* WHAT TO DO
Reproduce every entry word for word.

* RECORDS
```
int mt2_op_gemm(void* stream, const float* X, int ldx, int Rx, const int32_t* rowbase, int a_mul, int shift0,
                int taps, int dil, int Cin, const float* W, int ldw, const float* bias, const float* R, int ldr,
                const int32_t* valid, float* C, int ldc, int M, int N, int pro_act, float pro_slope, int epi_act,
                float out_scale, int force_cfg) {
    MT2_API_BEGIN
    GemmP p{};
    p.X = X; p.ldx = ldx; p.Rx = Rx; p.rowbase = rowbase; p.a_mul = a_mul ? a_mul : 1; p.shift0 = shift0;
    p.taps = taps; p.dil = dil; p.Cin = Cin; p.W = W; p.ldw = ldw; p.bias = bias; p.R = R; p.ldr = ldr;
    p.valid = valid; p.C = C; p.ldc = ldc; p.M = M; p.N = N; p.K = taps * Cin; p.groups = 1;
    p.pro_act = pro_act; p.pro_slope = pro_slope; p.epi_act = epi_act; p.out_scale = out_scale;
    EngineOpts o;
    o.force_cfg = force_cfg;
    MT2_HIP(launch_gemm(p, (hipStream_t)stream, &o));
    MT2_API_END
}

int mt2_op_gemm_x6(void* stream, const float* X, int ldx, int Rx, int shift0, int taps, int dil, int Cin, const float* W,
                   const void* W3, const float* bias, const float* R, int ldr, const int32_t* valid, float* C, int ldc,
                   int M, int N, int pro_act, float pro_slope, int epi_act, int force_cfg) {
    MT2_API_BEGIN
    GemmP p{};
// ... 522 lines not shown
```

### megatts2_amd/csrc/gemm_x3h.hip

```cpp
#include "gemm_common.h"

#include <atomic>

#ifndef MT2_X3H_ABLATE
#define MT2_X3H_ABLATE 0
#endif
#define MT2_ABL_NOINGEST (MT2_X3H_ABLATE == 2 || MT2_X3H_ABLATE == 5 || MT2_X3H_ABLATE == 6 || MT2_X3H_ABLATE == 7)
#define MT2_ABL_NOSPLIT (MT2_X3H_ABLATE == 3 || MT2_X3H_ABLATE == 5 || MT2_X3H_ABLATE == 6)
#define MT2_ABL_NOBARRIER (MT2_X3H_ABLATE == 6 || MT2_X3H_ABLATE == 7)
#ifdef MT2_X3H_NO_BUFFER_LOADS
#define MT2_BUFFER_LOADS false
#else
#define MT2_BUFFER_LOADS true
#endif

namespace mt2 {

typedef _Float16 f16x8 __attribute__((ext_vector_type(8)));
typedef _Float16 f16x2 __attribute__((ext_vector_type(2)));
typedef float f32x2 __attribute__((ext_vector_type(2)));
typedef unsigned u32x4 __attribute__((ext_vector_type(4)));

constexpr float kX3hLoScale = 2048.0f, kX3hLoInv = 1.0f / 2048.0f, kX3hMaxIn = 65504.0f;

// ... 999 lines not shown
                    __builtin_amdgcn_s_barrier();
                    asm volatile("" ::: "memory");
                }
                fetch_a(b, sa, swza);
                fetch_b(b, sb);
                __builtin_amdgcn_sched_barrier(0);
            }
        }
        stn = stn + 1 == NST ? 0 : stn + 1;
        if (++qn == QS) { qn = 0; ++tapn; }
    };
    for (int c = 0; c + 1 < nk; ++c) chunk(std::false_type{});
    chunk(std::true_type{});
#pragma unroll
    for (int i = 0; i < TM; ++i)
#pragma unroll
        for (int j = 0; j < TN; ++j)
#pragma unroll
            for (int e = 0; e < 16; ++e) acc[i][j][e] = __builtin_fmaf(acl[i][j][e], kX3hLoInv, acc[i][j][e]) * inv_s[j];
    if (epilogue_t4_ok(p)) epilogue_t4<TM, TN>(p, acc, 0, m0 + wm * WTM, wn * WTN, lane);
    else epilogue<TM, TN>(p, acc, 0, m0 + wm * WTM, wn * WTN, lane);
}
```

* REPLY
```
int mt2_op_gemm(void* stream, const float* X, int ldx, int Rx, const int32_t* rowbase, int a_mul, int shift0,
                int taps, int dil, int Cin, const float* W, int ldw, const float* bias, const float* R, int ldr,
                const int32_t* valid, float* C, int ldc, int M, int N, int pro_act, float pro_slope, int epi_act,
                float out_scale, int force_cfg) {
    MT2_API_BEGIN
    GemmP p{};
    p.X = X; p.ldx = ldx; p.Rx = Rx; p.rowbase = rowbase; p.a_mul = a_mul ? a_mul : 1; p.shift0 = shift0;
    p.taps = taps; p.dil = dil; p.Cin = Cin; p.W = W; p.ldw = ldw; p.bias = bias; p.R = R; p.ldr = ldr;
    p.valid = valid; p.C = C; p.ldc = ldc; p.M = M; p.N = N; p.K = taps * Cin; p.groups = 1;
    p.pro_act = pro_act; p.pro_slope = pro_slope; p.epi_act = epi_act; p.out_scale = out_scale;
    EngineOpts o;
    o.force_cfg = force_cfg;
    MT2_HIP(launch_gemm(p, (hipStream_t)stream, &o));
    MT2_API_END
}

int mt2_op_gemm_x6(void* stream, const float* X, int ldx, int Rx, int shift0, int taps, int dil, int Cin, const float* W,
                   const void* W3, const float* bias, const float* R, int ldr, const int32_t* valid, float* C, int ldc,
                   int M, int N, int pro_act, float pro_slope, int epi_act, int force_cfg) {
    MT2_API_BEGIN
    GemmP p{};
// ... 522 lines not shown
```

### megatts2_amd/csrc/gemm_x3h.hip

```cpp
#include "gemm_common.h"

#include <atomic>

#ifndef MT2_X3H_ABLATE
#define MT2_X3H_ABLATE 0
#endif
#define MT2_ABL_NOINGEST (MT2_X3H_ABLATE == 2 || MT2_X3H_ABLATE == 5 || MT2_X3H_ABLATE == 6 || MT2_X3H_ABLATE == 7)
#define MT2_ABL_NOSPLIT (MT2_X3H_ABLATE == 3 || MT2_X3H_ABLATE == 5 || MT2_X3H_ABLATE == 6)
#define MT2_ABL_NOBARRIER (MT2_X3H_ABLATE == 6 || MT2_X3H_ABLATE == 7)
#ifdef MT2_X3H_NO_BUFFER_LOADS
#define MT2_BUFFER_LOADS false
#else
#define MT2_BUFFER_LOADS true
#endif

namespace mt2 {

typedef _Float16 f16x8 __attribute__((ext_vector_type(8)));
typedef _Float16 f16x2 __attribute__((ext_vector_type(2)));
typedef float f32x2 __attribute__((ext_vector_type(2)));
typedef unsigned u32x4 __attribute__((ext_vector_type(4)));

constexpr float kX3hLoScale = 2048.0f, kX3hLoInv = 1.0f / 2048.0f, kX3hMaxIn = 65504.0f;

// ... 999 lines not shown
                    __builtin_amdgcn_s_barrier();
                    asm volatile("" ::: "memory");
                }
                fetch_a(b, sa, swza);
                fetch_b(b, sb);
                __builtin_amdgcn_sched_barrier(0);
            }
        }
        stn = stn + 1 == NST ? 0 : stn + 1;
        if (++qn == QS) { qn = 0; ++tapn; }
    };
    for (int c = 0; c + 1 < nk; ++c) chunk(std::false_type{});
    chunk(std::true_type{});
#pragma unroll
    for (int i = 0; i < TM; ++i)
#pragma unroll
        for (int j = 0; j < TN; ++j)
#pragma unroll
            for (int e = 0; e < 16; ++e) acc[i][j][e] = __builtin_fmaf(acl[i][j][e], kX3hLoInv, acc[i][j][e]) * inv_s[j];
    if (epilogue_t4_ok(p)) epilogue_t4<TM, TN>(p, acc, 0, m0 + wm * WTM, wn * WTN, lane);
    else epilogue<TM, TN>(p, acc, 0, m0 + wm * WTM, wn * WTN, lane);
}
```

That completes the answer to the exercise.